_To do:_
Go over the records and count each line that has the string "gamma". Give the number and nothing else.

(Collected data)
════════
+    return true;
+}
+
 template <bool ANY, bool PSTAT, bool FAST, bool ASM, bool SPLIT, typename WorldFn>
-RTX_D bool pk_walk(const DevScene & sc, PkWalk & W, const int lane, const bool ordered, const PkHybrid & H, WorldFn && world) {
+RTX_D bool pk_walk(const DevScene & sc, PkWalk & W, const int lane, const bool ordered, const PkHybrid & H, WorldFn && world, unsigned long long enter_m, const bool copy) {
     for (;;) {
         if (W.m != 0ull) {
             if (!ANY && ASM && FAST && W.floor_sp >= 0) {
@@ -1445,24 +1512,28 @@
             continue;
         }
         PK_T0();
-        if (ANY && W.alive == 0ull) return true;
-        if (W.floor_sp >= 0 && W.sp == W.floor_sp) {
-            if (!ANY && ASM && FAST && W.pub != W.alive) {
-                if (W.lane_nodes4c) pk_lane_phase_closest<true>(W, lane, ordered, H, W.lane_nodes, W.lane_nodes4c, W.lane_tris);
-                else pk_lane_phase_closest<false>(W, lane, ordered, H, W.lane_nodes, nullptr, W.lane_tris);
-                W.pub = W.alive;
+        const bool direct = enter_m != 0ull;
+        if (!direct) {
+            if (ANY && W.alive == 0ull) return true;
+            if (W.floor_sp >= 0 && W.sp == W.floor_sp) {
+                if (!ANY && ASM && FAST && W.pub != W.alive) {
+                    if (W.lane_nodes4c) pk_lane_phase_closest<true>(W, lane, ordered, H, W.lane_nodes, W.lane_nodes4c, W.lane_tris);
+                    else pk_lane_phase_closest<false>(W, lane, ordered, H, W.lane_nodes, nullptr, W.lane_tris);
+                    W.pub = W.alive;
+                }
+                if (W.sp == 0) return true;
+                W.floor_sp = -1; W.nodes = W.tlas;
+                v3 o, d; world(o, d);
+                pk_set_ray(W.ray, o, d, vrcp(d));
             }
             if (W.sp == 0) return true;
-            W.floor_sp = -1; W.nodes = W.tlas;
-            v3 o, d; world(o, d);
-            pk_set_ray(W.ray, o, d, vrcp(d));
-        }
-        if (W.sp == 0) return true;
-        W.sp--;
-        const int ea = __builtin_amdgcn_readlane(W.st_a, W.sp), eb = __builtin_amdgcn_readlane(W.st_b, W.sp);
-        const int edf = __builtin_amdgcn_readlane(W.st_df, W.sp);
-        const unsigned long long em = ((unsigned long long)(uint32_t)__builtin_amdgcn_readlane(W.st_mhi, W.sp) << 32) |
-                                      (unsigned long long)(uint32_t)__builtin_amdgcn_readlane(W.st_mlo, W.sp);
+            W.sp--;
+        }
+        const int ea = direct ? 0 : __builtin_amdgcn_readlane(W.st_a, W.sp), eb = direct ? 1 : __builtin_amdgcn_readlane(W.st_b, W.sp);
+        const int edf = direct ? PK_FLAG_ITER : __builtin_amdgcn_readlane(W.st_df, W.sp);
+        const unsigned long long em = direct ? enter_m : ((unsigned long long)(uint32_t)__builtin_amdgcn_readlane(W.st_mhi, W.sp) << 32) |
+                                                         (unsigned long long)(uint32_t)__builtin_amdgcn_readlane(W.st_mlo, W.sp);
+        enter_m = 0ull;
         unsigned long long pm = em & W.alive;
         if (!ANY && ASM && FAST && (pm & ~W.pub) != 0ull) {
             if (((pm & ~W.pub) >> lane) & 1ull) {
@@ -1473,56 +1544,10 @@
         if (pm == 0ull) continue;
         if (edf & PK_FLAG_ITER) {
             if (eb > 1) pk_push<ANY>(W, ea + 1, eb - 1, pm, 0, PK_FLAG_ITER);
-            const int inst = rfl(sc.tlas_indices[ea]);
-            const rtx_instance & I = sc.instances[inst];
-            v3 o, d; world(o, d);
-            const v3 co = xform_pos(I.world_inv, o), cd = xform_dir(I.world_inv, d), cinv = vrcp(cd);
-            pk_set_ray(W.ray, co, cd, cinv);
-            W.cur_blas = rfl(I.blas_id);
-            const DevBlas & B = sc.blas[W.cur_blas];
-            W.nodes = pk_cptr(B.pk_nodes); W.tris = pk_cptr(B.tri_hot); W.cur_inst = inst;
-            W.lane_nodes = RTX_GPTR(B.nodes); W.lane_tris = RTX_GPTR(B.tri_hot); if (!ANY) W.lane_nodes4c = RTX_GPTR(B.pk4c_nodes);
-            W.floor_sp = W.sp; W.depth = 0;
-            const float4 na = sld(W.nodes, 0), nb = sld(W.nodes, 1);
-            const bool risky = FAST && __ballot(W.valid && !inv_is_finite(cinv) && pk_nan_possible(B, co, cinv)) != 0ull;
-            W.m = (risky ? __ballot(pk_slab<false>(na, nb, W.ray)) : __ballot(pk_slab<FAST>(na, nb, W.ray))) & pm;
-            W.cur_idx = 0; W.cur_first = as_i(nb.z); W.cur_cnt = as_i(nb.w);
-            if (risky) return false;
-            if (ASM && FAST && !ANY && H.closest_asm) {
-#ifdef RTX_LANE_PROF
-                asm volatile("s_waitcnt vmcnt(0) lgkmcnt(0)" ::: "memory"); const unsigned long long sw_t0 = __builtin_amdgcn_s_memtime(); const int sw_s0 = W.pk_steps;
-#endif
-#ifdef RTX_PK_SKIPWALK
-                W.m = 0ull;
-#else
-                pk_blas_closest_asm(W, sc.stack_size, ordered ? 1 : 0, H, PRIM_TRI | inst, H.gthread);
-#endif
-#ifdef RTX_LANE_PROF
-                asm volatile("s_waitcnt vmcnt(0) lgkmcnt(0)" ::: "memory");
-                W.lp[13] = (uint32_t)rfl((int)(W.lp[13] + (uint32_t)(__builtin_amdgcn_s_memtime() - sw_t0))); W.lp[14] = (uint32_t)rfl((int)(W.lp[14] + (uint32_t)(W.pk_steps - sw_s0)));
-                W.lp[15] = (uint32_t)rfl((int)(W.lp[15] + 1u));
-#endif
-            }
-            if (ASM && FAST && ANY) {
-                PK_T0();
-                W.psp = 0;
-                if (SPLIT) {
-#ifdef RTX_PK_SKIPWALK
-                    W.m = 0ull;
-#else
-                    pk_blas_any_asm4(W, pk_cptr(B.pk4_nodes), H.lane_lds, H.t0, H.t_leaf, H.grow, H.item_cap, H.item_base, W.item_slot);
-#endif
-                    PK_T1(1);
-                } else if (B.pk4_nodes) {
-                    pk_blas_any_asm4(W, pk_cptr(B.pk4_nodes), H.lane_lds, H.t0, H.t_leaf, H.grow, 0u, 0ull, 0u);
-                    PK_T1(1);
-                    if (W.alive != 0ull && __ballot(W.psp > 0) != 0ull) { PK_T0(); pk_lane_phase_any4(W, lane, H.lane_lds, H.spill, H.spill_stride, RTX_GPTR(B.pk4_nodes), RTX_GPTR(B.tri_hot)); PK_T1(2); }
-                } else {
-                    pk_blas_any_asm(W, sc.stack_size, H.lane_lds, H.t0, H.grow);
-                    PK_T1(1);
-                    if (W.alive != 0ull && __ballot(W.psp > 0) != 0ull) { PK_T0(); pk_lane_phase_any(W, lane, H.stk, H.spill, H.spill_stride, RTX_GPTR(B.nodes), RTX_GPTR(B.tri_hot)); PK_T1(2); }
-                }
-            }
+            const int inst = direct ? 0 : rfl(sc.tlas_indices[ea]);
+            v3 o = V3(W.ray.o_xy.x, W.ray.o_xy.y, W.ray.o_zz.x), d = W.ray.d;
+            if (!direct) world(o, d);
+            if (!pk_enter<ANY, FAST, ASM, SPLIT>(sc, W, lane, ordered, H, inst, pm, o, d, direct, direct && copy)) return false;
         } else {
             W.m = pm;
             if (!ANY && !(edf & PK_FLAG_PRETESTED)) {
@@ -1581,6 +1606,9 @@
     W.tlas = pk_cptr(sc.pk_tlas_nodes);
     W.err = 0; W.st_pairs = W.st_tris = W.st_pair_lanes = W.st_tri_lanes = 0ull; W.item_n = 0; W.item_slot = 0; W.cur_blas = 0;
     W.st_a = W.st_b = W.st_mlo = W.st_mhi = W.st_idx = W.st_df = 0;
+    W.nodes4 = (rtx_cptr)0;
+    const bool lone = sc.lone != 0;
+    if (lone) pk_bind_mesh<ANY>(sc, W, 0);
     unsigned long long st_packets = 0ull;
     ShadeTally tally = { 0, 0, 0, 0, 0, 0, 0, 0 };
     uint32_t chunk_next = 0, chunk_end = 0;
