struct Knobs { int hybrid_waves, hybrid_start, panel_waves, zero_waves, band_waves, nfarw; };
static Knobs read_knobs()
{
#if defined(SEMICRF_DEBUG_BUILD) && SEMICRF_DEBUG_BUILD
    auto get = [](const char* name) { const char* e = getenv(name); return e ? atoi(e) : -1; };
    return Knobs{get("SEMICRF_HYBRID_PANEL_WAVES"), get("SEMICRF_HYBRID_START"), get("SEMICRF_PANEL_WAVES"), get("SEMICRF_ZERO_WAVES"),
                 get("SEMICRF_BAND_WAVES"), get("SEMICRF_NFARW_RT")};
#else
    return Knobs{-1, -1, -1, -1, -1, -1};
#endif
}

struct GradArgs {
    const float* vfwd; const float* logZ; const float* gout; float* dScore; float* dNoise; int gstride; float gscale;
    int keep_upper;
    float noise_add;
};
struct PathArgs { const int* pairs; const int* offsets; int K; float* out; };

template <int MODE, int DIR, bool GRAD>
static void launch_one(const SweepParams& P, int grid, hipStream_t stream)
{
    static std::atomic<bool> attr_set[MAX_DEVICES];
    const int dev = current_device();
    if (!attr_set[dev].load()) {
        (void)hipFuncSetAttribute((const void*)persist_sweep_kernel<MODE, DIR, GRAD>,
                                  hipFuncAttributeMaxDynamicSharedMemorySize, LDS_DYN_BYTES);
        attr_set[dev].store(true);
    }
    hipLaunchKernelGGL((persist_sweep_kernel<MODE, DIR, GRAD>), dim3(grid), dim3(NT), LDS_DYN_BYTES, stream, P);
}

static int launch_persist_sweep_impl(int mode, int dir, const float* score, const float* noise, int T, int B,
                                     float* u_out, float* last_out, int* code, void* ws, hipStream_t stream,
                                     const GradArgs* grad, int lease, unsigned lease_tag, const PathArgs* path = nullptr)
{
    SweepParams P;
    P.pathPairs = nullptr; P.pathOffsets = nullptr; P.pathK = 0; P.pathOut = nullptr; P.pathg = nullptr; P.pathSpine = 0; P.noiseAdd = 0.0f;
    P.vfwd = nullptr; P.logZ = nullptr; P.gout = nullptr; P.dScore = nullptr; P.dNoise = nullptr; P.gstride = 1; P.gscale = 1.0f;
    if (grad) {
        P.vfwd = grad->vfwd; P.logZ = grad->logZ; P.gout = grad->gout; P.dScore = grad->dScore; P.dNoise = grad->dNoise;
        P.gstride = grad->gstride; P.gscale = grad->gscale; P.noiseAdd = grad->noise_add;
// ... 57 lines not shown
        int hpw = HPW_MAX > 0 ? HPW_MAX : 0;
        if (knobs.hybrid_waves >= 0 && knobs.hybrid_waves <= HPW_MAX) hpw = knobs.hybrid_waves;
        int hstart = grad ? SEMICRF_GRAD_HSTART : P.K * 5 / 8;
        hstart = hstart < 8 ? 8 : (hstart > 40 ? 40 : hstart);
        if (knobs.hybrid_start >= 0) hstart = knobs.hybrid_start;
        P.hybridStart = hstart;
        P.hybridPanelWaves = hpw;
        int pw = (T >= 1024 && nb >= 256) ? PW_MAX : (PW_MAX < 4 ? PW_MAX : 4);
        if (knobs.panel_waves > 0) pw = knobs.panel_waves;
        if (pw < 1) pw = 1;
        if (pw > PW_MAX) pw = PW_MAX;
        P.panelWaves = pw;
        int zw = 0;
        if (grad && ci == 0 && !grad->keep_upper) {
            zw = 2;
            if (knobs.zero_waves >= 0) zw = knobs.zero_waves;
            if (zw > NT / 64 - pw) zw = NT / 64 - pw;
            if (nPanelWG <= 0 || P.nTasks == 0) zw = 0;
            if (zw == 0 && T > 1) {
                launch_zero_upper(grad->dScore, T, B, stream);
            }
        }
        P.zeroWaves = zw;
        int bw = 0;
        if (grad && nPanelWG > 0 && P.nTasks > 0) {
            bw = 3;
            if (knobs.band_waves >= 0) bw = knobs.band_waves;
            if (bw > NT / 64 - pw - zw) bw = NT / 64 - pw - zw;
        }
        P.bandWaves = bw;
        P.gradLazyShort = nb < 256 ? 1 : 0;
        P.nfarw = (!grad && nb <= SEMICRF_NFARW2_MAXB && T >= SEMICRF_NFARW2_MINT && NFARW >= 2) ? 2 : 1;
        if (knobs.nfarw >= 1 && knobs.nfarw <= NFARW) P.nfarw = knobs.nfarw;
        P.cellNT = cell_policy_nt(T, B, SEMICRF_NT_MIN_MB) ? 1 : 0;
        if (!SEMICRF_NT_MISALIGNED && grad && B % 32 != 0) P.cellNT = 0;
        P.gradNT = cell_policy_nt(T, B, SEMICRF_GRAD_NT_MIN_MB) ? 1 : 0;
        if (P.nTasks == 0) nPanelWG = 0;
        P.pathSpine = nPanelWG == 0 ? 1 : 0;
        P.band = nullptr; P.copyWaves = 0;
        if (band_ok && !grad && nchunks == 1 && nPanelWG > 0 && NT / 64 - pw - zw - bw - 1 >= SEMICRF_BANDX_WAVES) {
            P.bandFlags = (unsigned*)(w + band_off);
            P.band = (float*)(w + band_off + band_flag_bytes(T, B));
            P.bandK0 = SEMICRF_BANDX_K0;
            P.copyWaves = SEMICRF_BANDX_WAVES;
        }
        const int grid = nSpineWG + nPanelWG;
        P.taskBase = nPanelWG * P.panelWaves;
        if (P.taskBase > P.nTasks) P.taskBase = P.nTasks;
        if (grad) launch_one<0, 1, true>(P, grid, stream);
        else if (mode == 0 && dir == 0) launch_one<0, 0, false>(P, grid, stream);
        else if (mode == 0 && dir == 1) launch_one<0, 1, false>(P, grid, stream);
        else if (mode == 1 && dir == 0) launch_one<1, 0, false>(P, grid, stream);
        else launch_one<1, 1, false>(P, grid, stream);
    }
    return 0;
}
════════
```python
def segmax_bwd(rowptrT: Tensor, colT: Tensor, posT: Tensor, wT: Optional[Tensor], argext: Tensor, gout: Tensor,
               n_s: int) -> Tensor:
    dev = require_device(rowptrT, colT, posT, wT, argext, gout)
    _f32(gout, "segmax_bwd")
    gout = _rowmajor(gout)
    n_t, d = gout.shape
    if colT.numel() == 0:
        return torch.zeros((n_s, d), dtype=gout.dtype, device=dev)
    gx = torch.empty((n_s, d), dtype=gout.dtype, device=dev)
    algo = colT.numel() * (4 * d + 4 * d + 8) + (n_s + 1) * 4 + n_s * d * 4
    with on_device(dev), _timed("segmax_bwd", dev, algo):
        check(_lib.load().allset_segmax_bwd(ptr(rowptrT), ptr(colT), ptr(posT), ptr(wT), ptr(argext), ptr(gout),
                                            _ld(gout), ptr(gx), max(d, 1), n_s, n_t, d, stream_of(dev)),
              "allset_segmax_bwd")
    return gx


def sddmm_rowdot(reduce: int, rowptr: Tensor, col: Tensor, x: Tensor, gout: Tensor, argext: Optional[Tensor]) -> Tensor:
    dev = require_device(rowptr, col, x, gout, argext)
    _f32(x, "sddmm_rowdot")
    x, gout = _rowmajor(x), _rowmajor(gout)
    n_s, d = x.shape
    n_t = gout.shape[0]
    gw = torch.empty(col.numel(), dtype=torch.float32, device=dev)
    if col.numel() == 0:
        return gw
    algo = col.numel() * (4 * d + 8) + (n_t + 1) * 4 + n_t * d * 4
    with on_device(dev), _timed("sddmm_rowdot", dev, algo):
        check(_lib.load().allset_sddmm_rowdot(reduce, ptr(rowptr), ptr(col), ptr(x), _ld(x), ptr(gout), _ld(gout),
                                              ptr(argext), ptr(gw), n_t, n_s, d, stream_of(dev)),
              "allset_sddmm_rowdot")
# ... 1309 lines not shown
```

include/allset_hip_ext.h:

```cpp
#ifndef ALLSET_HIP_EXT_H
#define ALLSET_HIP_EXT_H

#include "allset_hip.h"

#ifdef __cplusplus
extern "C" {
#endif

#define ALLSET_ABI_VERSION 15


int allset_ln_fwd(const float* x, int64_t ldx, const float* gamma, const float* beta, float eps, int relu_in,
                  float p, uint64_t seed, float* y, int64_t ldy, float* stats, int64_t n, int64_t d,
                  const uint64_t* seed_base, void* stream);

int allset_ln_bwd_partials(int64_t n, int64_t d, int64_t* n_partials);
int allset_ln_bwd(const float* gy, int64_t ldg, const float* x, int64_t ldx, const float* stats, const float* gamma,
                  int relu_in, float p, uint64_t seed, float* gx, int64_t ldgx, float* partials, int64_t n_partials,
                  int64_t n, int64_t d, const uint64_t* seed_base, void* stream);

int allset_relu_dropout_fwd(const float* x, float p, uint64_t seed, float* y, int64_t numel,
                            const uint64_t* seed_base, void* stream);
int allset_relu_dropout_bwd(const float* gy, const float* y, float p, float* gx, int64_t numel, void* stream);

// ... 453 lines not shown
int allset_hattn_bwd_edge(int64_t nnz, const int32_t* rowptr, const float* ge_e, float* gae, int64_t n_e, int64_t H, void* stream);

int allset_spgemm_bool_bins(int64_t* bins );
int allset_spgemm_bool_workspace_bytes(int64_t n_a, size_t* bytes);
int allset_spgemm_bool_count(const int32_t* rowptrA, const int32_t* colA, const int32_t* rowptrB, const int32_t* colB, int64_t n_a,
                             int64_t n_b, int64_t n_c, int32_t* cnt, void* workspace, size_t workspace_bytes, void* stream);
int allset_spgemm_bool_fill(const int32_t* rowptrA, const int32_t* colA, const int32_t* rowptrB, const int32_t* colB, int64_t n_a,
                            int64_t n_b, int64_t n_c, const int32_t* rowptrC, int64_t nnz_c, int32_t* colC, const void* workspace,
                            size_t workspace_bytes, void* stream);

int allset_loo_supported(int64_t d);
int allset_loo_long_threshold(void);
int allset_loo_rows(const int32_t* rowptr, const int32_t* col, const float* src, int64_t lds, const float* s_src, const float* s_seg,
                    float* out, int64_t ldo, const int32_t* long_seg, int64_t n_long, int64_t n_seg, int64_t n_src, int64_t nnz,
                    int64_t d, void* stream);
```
════════
_Answer:_
2